Normal formation and function of spinal cord circuits requires differentiation of sensory, motor and interneuron subtypes. Our work addresses the role that voltage-gated potassium (Kv) channels play in neuronal subtype differentiation in the embryonic vertebrate spinal cord. We propose that a select subset of Kv channels regulate neuronal differentiation by determining electrical membrane properties that control spontaneous elevations of intracellular calcium, known as calcium (Ca) spikes. Long-duration action potentials occur spontaneously and trigger Ca spikes during a restricted ~6 hr period prior to synapse formation (Stages [St] 20-28). The frequency of Ca spikes determines downstream effects on differentiation programs. We have found that a subset of Kv channels show patterned expression in the embryonic spinal cord and regulate Ca spike properties differently in the dorsal versus ventral embryonic spinal cord. We test the roles of dorsally-expressed Kv channel (Kv1.1) in differentiation of spinal interneurons (Aim 1) and ventrally-expressed Kv channel (Kv2.2) in differentiation of motor neurons (Aim 2).
For Aim 3, we focus on subtypes within the motor neuron population and test whether differences in Kv currents account for subtype-specific Ca spike properties and encoded developmental signals Our studies take advantage of the experimental strengths of the Xenopus and zebrafish embryo models and our experience using (1) antisense (AS), morpholino (MO) and dominant negative (DN) overexpression methods in Xenopus and zebrafish embryos, (2) zebrafish genetic mutants and transgenic lines, (3) electrophysiological recording and Ca imaging from neurons in vivo, and (4) morphological methods to analyze spinal cord development.

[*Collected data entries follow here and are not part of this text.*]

__global__ __launch_bounds__(256) void k_put_label31(uint8_t* bins, const float* label, int64_t n) {
  for (int64_t i = (int64_t)blockIdx.x * blockDim.x + threadIdx.x; i < n; i += (int64_t)gridDim.x * blockDim.x)
    reinterpret_cast<uint32_t*>(bins + i * 32)[6] = label[i] != 0.0f ? 0x80000000u : 0u;
}
__global__ __launch_bounds__(256) void k_margin_in(uint8_t* bins, const float* margin, int64_t n) {
  for (int64_t i = (int64_t)blockIdx.x * blockDim.x + threadIdx.x; i < n; i += (int64_t)gridDim.x * blockDim.x)
    reinterpret_cast<float*>(bins + i * 32)[5] = margin[i];
}
__global__ __launch_bounds__(256) void k_margin_label_in(uint8_t* bins, const float* margin, const float* label,
                                                         int64_t n) {
  for (int64_t i = (int64_t)blockIdx.x * blockDim.x + threadIdx.x; i < n; i += (int64_t)gridDim.x * blockDim.x) {
    uint32_t* w = reinterpret_cast<uint32_t*>(bins + i * 32);
// ... 416 lines not shown
    init_tree_block(d);
    if (threadIdx.x == 0) d.counters[0] = gridDim.x;
  }
  for (int i = threadIdx.x; i < entries * kW; i += blockDim.x) s_hist[i] = 0ull;
  flush_meta_store(fmeta, ft, s_fo, s_fs);
  hist_meta_store(lraw, s_fm, kCs);
  __syncthreads();
  stamp_.probe(1);
  const int item = blockIdx.x;
  const int64_t begin = (int64_t)item * chunk, end = min(d.n, begin + chunk);
  if (threadIdx.x == 0) {
    WorkItem w;
    w.node = 0; w.slot = 0; w.begin = (int32_t)begin; w.end = (int32_t)end;
    d.items_h[item] = w;
  }
  const HistLanes hl = hist_lanes_finish(lraw, ft, s_fm, kCs);
  const uint64_t tree_key = tree_key_of(d.seed, tree);
  const uint64_t dkey = splitmix64(tree_key ^ kDitherSalt);
  int64_t tg = 0, th = 0;
  const int B = blockDim.x;
  for (int64_t i0 = begin + threadIdx.x; i0 < end; i0 += U * B) {
    uint4 ra[U], rb[U];
    float mf[U], yl[U], wt[U];
#pragma unroll
    for (int u = 0; u < U; ++u) {
      const int64_t i = i0 + (int64_t)u * B;
      const int64_t ii = i < end ? i : begin;
      const uint4* rec = reinterpret_cast<const uint4*>(d.bins + ii * 32);
      ra[u] = rec[0];
      rb[u] = rec[1];
      mf[u] = d.mrec ? 0.0f : d.margin[ii];
      yl[u] = 0.0f;
      wt[u] = 0.0f;
      if (!d.ylab) {
        yl[u] = d.label[ii];
        wt[u] = d.weight[ii];
      }
    }
    float lf[U];
    const bool walk = apply_tree >= 0 && d.ablate != 22;
    if (walk) walk_leaves<U>(s_walk, d.max_depth, ra, rb, lf);
#pragma unroll
    for (int u = 0; u < U; ++u) {
      const int64_t i = i0 + (int64_t)u * B;
      if (i >= end) continue;
      if (d.mrec) mf[u] = __int_as_float((int)rb[u].y);
      if (walk) {
        mf[u] += lf[u];
        if (!d.mrec) d.margin[i] = mf[u];
      }
      const double mm = (double)mf[u];
      const double p = d.ablate == 20 ? 0.5 + 0.01 * mm : 1.0 / (1.0 + exp(-mm));
      const uint32_t lbit = rb[u].z & 0x80000000u;
      if (d.ylab) {
        yl[u] = d.lab31 ? (lbit ? 1.0f : 0.0f) : (float)(rb[u].y >> 24);
        wt[u] = yl[u] != 0.0f ? d.spw : 1.0f;
      }
      const double y = (double)yl[u];
      const double w = (double)wt[u];
      double g = (p - y) * w;
      double h = fmax(p * (1.0 - p), 1e-16) * w;
      if (d.subsample < 1.0) {
        const uint64_t hsh = splitmix64(tree_key ^ (uint64_t)(d.row_offset + i));
        if (!(uniform01(hsh) < d.subsample)) { g = 0.0; h = 0.0; }
      }
      int64_t gq, hq;
      quantize_gh(g, h, d.gscale, d.hscale, dkey, d.row_offset + i, gq, hq, kWide);
      tg += gq;
      th += hq;
      rb[u].y = d.mrec ? (uint32_t)__float_as_int(mf[u]) : rb[u].y;
      rb[u].z = (uint32_t)hq | (d.lab31 ? lbit : 0u);
      rb[u].w = (uint32_t)(int32_t)gq;
      if (!d.mrec && (d.wt & 4))
        store_wt(reinterpret_cast<uint64_t*>(d.bins + i * 32) + 3, ((uint64_t)rb[u].w << 32) | rb[u].z, true);
      else
        reinterpret_cast<uint4*>(d.bins + i * 32)[1] = rb[u];
      if (d.ablate != 21) hist_add_rec32<FT4, kWide>(s_hist, hl, ra[u], rb[u]);
    }
  }
  __syncthreads();
  stamp_.probe(2);
  hist_flush<kWide>(d, s_hist, hl, item, 0, ft, tg, th, true, s_tot, s_fo, s_fs);
}

template <int U, int FT4, bool kWide = false>
__global__ __launch_bounds__(kWide ? 1024 : 512) void k_grad_hist(GbdtDev d, int tree, int apply_tree, int chunk) {
  grad_hist_body<U, FT4, kWide>(d, tree, apply_tree, chunk);
}


// ... 1598 lines not shown
  uint64_t eval_asg[4] = {~0ull, ~0ull, ~0ull, ~0ull};
  EvalSlots eval_slots{};
  std::vector<int32_t> hoff_h;
  int fit_first = 0;
  int fault_tree = -1;
  uint32_t dec_tag = 0;
  bool label_pending = false;
  bool mono_on = false;
  bool inter_on = false;
  ConsDev cons{};
  int32_t plan[7] = {0, -1, 0, 0, 0, 0, 0};
  unsigned* err_pinned = nullptr;
  const char* stamp_path = nullptr;
  int stamp_cap = 0;
  uint64_t* stamp_buf = nullptr;
  std::vector<const char*> stamp_names;
  int64_t ox_n = 0;
  uint16_t* ox_pos = nullptr;
  uint64_t* ox_gh = nullptr;
  int64_t* ox_slab = nullptr;
  float* ox_margin = nullptr;
  const float* ox_label = nullptr;
  const float* ox_weight = nullptr;
};

static int stamp_next(GbdtCtx* c, const char* name) {
  if (!c->stamp_path || !c->d.stamps) return 0;
  if ((int)c->stamp_names.size() >= c->stamp_cap) { c->d.stamps = nullptr; return 0; }
  c->stamp_names.push_back(name);
  return (int)c->stamp_names.size() - 1;
}
#define GLAUNCH(tag, ...)               \
  do {                                  \
    c->d.seq = stamp_next(c, tag);      \
    hipLaunchKernelGGL(__VA_ARGS__);    \
  } while (0)
#define CONS_EVAL(kGroups, ...)                                                                        \
  do {                                                                                                 \
    if (c->mono_on && c->inter_on) GLAUNCH("k_eval", (k_eval_mono<kGroups, true, true>), __VA_ARGS__); \
    else if (c->inter_on) GLAUNCH("k_eval", (k_eval_mono<kGroups, false, true>), __VA_ARGS__);         \
    else GLAUNCH("k_eval", (k_eval_mono<kGroups, true, false>), __VA_ARGS__);                          \
  } while (0)
#define CONS_FINISH(...)                                                                                     \
  do {                                                                                                       \
    if (c->mono_on && c->inter_on) GLAUNCH("k_eval_finish", (k_eval_finish_mono<true, true>), __VA_ARGS__);  \
    else if (c->inter_on) GLAUNCH("k_eval_finish", (k_eval_finish_mono<false, true>), __VA_ARGS__);          \
// ... 253 lines not shown
  }
  for (int k = 0; k < 4; ++k) {
    uint64_t w = 0;
    for (int j = 0; j < 8; ++j) w |= (uint64_t)slot[k * 8 + j] << (8 * j);
    out[k] = w;
  }
}

COBALT_API int cobalt_gbdt_set_data(void* h, uint8_t* bins, const uint8_t* binsT, const float* cuts,
                                    const int32_t* nbins, const float* label, const float* weight,
                                    float* margin, const uint8_t* fmask) {
  GbdtCtx* c = static_cast<GbdtCtx*>(h);
  c->d.bins = bins;
  c->d.binsT = binsT;
  c->d.cuts = cuts;
  c->d.nbins = nbins;
  c->d.label = label;
  c->d.weight = weight;
  c->d.ylab = 0;
  c->d.lab31 = 0;
  c->label_pending = false;
  c->d.margin = margin;
  c->d.fmask = fmask;
  const int F = c->d.F, ft = c->d.feat_tile, ntiles = ceil_div(F, ft);
  std::vector<int32_t> nb(F);
  CK(hipMemcpy(nb.data(), nbins, F * sizeof(int32_t), hipMemcpyDeviceToHost));
  std::vector<int2> lay(F);
  std::vector<int32_t> ent(ntiles, 0);
  const int max_sh = std::min(6, std::max(0, knob_int(Knob::MaxCopyShift, 4)));
  int max_ent = 0;
  for (int t = 0; t < ntiles; ++t) {
    int off = 0;
    for (int f = t * ft; f < std::min(F, (t + 1) * ft); ++f) {
      const int b = std::max(1, std::min(256, nb[f]));
      int sh = 0;
      while (sh < max_sh && ((b + 1) << (sh + 1)) <= kMaxBins) ++sh;
      lay[f] = make_int2((f - t * ft) * kMaxBins, sh | (b >= 256 ? 8 : 0));
      off += kMaxBins;
    }
    ent[t] = off;
    max_ent = std::max(max_ent, off);
  }
  CK(hipMemcpy(c->d.layout, lay.data(), F * sizeof(int2), hipMemcpyHostToDevice));
  std::vector<int32_t> hoff(F + 1, 0);
  for (int f = 0; f < F; ++f) hoff[f + 1] = hoff[f] + std::max(1, std::min(256, nb[f]));
  CK(hipMemcpy(c->d.hoff, hoff.data(), (F + 1) * sizeof(int32_t), hipMemcpyHostToDevice));
// ... 49 lines not shown
  GbdtDev& d = c->d;
  const int D = d.max_depth;
  const int grad_grid = std::min(ceil_div(d.n, 256), 256 * 16);
  const int ftiles = ceil_div(d.F, d.feat_tile);
  const size_t tree_lds = (size_t)c->max_nodes * 8;
  const size_t walk_lds = (size_t)c->max_nodes * kWalkNodeBytes;
  if (t0 != c->grown) return -11;
  if (int rc = stamp_begin(c, stream)) return rc;
  const bool dp = c->cfg.comm != nullptr;
  d.dp = dp ? 1 : 0;
  CobaltComm* const cc = static_cast<CobaltComm*>(c->cfg.comm);
  const bool ipc = dp && cc->kind == 2;
  d.hist_red = nullptr;
  if (ipc) {
    if (ipc_capacity(cc) < ((int64_t)c->pairs_max * d.slot_elems + 2) * (int64_t)sizeof(int64_t)) {
      comm_set_error("ipc: slot capacity below one level of histograms (raise COBALT_IPC_SLOT_MB)");
      return -14;
    }
    if (int rc = ipc_zero_send(cc, d.slot_elems * (int64_t)sizeof(int64_t), stream)) return rc;
  }
  const int ft4 = hist_ft4(d);
  const bool fuse_root = !sampled && ft4 > 0 && ftiles == 1 && (d.ablate == 0 || d.ablate >= 10);
  if (d.wide && sampled) return -15;
  static const int env_mrec = knob_int(Knob::MarginInRecord, 1);
  d.mrec = (env_mrec != 0 && d.lab31 && fuse_root && d.n > 0 && (env_mrec == 2 || d.n >= 4000000)) ? 1 : 0;
  {
    const dim3 g1(std::max(1, std::min(ceil_div(d.n, 256), 4096)));
    if (c->label_pending && d.mrec)
      hipLaunchKernelGGL(k_margin_label_in, g1, dim3(256), 0, stream, d.bins, d.margin, d.label, d.n);
    else if (c->label_pending)
      hipLaunchKernelGGL(k_put_label31, g1, dim3(256), 0, stream, d.bins, d.label, d.n);
    else if (d.mrec)
      hipLaunchKernelGGL(k_margin_in, g1, dim3(256), 0, stream, d.bins, d.margin, d.n);
    if (c->label_pending || d.mrec) CK_LAUNCH();
    c->label_pending = false;
  }
  static const int env_fg = knob_int(Knob::EvalFg, -1);
  int eval_fg = env_fg >= 0 ? env_fg : (d.F > 32 ? 8 : 0);
  if (eval_fg == 0 && d.F > 32) eval_fg = 8;
  if (eval_fg > 0) eval_fg = std::min(32, std::max(eval_fg, ceil_div(d.F, 64)));
  const int env_ipc_fused = knob_int(Knob::IpcFused, 1);
  int fused_cells = c->d.ncells;
  if (eval_fg > 0) {
    fused_cells = 0;
    for (int f0 = 0; f0 < d.F; f0 += eval_fg)
      fused_cells = std::max(fused_cells, c->hoff_h[std::min(d.F, f0 + eval_fg)] - c->hoff_h[f0]);
  }
// ... 202 lines not shown
                       d.n);
    CK_LAUNCH();
    d.mrec = 0;
  }
  if (c->applied < c->grown) {
    GLAUNCH("k_apply_tree", k_apply_tree, dim3(std::max(grad_grid, 1)), dim3(256), tree_lds, stream, d, c->grown - 1);
    CK_LAUNCH();
    c->applied = c->grown;
  }
  if (dp && c->grown > t0) {
    const int ls = (c->grown - 1) & 1;
    hipLaunchKernelGGL(k_dig_stage, dim3(1), dim3(64), 0, stream, d.dig, ls);
    CK_LAUNCH();
    if (int rc = cobalt_comm_allreduce_sum_i64(c->cfg.comm, d.dig + 2, 1, stream)) return rc;
    hipLaunchKernelGGL(k_dig_cmp, dim3(1), dim3(64), 0, stream, d.dig, ls, d.world, d.err_host);
    CK_LAUNCH();
  }
  d.stamps = nullptr;
  return stamp_dump(c, stream);
}

COBALT_API int cobalt_gbdt_grow(void* h, int t0, int n_trees, hipStream_t stream) {
  return grow_impl(static_cast<GbdtCtx*>(h), t0, n_trees, stream, false);
}

constexpr int kOxSlab = 128;
constexpr int kOxFlushRows = 16384;
constexpr size_t kOxLdsBudget = 150 * 1024;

The results of the proposed experiments will provide new insights into molecular mechanisms that allow early spinal cord neuron activity to direct generation of the diverse neuronal identities required for formation of functional circuits.

Public Health Relevance

The developing nervous system not only generates a staggering number of neurons but also endows them with diverse identities. Neuronal circuit formation requires neurons of diverse identities. Our studies seek to identify novel mechanisms generating neuronal diversity in the embryonic spinal cord.

National Institute of Health (NIH)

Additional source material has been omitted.